[ENTRIES SHOWN]

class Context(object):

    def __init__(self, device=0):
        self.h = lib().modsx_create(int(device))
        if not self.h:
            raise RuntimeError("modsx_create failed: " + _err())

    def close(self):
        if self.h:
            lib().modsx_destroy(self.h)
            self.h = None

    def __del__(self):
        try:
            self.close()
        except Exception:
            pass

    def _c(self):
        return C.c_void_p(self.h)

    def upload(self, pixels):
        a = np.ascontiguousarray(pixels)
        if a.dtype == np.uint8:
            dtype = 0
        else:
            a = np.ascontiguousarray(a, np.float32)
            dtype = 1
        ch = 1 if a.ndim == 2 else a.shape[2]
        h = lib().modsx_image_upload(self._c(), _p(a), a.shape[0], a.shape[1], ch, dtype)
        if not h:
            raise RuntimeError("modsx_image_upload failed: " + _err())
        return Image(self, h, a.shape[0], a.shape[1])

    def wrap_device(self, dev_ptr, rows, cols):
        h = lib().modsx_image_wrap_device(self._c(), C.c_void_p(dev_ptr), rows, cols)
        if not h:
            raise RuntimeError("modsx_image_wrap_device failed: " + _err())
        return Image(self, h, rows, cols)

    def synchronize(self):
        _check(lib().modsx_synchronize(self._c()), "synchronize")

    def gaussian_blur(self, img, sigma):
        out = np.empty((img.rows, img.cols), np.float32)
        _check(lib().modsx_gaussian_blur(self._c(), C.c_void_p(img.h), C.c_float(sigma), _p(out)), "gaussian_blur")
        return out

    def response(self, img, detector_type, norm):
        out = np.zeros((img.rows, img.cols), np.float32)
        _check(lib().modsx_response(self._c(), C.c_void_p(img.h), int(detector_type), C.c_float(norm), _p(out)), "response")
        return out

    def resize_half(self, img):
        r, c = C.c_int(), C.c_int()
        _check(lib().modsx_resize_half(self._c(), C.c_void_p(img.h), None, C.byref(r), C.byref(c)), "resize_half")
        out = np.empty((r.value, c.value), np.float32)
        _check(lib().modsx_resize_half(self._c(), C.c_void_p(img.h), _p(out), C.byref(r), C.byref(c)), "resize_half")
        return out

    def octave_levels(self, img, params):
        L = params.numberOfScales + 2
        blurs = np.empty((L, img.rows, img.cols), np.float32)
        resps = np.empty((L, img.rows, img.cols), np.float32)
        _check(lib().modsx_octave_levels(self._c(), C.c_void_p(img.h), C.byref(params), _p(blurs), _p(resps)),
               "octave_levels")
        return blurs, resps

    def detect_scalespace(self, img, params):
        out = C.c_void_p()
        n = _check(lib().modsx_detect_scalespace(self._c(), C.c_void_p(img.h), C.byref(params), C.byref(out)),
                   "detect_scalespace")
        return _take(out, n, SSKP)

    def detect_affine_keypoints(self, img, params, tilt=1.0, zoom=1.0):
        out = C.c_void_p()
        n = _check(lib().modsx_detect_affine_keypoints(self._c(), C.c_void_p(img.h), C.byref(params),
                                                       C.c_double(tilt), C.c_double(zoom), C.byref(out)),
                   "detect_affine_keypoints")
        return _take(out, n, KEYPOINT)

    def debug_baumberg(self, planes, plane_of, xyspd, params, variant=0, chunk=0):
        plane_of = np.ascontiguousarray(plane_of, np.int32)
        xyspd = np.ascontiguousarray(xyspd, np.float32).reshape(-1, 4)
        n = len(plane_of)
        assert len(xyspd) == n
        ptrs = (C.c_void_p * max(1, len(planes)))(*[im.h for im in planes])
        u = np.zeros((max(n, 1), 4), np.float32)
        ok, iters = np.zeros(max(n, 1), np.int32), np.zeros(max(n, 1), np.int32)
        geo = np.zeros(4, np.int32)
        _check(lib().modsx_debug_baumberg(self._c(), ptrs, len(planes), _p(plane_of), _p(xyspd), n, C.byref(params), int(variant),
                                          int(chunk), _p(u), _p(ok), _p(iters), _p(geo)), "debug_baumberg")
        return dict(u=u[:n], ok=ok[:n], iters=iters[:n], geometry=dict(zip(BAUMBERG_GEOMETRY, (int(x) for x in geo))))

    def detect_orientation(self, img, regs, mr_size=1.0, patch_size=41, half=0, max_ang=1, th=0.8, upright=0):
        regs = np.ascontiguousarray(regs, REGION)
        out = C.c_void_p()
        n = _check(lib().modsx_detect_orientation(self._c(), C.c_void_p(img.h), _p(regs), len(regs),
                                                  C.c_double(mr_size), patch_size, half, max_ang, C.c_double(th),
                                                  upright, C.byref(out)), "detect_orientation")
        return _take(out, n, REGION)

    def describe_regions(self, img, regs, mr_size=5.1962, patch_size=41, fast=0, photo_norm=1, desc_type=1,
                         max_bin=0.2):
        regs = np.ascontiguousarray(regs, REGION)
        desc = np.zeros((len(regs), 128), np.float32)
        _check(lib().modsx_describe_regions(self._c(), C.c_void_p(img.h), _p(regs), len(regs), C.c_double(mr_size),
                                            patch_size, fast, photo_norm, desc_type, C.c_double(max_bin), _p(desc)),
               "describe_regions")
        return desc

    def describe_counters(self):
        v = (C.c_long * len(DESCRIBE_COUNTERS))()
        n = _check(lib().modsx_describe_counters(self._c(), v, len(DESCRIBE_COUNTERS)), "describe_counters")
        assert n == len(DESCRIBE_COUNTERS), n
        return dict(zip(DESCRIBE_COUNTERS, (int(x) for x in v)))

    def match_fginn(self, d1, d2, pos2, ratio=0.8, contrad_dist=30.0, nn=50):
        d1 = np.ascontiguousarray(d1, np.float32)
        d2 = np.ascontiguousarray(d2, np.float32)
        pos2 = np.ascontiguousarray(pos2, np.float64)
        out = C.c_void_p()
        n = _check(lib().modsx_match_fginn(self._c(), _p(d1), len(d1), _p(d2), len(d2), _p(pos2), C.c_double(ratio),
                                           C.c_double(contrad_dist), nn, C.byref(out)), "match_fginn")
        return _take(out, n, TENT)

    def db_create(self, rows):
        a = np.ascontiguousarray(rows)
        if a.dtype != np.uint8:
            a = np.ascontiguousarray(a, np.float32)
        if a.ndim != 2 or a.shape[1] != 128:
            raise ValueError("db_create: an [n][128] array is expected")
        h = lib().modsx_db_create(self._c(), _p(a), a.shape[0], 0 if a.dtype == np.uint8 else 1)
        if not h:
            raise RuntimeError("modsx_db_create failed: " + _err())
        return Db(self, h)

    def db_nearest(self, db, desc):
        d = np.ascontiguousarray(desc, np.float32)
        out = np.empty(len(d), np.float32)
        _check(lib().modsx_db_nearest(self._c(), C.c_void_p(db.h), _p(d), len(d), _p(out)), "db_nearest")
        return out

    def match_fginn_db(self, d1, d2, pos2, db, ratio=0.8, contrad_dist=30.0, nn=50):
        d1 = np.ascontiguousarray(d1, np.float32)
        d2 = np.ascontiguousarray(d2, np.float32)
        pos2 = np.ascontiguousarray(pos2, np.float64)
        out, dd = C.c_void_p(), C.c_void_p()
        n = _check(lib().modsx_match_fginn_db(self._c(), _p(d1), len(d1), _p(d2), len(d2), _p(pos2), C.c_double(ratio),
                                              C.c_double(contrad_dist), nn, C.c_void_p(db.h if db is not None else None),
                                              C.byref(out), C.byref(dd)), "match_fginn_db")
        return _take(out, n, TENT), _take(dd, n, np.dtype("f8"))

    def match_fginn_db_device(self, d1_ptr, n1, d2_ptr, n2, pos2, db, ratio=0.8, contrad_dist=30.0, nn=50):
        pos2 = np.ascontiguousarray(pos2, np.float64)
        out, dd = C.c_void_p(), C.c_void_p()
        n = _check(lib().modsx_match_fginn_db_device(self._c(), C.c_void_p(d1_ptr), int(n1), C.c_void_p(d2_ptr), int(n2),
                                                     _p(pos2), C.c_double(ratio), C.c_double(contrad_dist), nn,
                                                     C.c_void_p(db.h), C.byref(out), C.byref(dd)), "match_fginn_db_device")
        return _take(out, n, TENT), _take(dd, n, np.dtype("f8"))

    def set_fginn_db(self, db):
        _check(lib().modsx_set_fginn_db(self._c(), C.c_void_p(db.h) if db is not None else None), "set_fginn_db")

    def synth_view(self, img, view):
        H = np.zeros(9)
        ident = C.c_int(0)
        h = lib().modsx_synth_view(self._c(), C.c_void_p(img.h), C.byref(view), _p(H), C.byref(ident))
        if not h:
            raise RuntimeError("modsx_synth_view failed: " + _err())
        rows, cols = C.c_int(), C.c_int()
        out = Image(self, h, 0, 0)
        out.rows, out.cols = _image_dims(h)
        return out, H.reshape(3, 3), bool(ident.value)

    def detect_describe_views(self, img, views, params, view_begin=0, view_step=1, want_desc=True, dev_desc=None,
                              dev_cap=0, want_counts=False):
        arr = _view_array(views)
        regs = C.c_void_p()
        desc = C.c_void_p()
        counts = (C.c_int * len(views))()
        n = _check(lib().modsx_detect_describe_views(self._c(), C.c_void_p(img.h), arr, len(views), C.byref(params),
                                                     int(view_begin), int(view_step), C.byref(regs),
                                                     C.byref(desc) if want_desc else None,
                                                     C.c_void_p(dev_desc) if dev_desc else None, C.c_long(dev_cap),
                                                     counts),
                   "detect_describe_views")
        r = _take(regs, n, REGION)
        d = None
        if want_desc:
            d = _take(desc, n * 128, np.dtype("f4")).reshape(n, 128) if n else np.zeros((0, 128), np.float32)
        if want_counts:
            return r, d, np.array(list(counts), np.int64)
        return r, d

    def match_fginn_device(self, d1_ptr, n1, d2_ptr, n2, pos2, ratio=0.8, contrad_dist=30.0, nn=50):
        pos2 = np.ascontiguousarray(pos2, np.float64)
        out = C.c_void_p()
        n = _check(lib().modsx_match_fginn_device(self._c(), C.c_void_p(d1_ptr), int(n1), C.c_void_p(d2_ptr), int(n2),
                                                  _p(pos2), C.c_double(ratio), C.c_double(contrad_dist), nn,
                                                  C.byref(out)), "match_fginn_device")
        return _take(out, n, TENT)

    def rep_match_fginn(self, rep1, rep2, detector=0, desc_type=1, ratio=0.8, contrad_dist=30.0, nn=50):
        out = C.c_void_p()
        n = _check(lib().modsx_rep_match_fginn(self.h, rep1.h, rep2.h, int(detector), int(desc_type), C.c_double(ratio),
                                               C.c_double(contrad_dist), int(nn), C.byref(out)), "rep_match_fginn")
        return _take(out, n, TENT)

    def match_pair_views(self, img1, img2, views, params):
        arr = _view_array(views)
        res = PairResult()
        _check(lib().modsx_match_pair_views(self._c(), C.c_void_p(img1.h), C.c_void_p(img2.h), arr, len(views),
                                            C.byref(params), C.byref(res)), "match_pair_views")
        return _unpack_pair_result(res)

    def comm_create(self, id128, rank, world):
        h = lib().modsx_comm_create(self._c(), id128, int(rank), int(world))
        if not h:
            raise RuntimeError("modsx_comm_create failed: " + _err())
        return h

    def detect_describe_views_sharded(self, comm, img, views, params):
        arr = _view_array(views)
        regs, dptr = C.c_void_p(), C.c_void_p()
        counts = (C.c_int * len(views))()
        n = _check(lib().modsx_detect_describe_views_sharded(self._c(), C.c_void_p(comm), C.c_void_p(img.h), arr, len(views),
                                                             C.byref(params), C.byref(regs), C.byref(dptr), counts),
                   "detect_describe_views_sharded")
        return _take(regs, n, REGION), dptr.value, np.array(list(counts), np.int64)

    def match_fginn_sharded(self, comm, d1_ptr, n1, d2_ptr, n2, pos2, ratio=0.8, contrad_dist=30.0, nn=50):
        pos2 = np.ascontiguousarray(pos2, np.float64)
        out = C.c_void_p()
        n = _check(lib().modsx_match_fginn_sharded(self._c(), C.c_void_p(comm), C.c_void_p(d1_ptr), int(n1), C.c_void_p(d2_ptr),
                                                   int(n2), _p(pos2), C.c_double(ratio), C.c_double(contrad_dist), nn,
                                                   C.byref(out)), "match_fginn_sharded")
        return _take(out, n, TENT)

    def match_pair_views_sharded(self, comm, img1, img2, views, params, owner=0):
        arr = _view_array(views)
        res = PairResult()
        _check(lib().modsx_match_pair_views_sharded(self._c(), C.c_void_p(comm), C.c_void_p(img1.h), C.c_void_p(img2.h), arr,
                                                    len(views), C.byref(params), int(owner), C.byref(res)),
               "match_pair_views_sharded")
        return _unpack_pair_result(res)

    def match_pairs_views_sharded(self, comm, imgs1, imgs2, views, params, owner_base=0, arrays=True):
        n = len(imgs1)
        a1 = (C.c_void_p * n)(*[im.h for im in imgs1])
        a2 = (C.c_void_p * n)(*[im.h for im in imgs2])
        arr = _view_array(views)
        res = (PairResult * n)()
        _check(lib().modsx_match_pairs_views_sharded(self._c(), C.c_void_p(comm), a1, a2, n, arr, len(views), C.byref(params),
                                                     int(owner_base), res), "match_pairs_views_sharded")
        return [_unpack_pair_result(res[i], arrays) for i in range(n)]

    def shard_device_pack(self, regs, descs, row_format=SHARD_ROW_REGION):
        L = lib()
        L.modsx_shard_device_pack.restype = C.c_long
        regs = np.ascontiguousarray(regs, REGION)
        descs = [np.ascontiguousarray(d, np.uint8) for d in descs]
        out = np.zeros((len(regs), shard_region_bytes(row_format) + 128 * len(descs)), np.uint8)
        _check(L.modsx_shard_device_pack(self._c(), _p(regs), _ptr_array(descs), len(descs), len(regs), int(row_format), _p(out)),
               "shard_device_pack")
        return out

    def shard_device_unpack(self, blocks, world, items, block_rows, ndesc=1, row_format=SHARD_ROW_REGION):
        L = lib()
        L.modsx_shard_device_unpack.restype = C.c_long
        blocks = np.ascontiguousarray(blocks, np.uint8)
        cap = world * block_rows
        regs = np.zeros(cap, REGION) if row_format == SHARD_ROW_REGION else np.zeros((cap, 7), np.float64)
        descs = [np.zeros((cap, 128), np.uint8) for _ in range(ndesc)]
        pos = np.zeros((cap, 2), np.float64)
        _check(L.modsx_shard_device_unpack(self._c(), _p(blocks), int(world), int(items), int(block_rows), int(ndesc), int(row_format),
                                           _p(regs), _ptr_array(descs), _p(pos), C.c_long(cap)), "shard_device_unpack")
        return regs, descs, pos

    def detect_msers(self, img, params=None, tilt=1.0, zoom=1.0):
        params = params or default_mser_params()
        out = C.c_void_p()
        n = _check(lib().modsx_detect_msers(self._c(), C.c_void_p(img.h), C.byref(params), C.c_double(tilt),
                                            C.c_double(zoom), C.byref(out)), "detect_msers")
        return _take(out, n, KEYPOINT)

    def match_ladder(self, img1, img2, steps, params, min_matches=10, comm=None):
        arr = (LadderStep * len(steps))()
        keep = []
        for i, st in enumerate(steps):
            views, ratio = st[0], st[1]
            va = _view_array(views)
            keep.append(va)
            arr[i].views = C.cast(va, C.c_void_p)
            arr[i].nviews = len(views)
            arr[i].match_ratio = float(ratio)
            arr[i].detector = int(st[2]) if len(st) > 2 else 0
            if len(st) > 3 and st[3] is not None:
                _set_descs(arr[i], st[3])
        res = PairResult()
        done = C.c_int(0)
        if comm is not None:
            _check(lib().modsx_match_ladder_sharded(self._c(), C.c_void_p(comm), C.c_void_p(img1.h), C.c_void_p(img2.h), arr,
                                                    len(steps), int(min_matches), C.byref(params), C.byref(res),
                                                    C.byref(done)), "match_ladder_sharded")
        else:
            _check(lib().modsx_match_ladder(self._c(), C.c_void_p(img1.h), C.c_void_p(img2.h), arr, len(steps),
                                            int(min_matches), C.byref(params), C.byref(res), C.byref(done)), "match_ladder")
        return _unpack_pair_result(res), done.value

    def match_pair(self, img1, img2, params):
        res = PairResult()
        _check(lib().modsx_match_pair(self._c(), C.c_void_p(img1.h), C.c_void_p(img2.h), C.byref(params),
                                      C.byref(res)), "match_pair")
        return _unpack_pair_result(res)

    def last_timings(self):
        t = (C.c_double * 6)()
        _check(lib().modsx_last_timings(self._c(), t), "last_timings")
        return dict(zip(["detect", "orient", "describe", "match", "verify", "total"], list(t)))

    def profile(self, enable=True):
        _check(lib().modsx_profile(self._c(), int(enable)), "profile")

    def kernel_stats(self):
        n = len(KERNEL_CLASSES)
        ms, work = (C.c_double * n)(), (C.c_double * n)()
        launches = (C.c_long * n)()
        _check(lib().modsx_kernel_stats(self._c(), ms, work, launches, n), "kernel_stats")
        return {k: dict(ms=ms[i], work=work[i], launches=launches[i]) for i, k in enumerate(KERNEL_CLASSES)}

[/ENTRIES SHOWN]

GOAL OF THE EXERCISE - Report only how many lines in the records contain the word "profile".

EXERCISE ANSWER - 2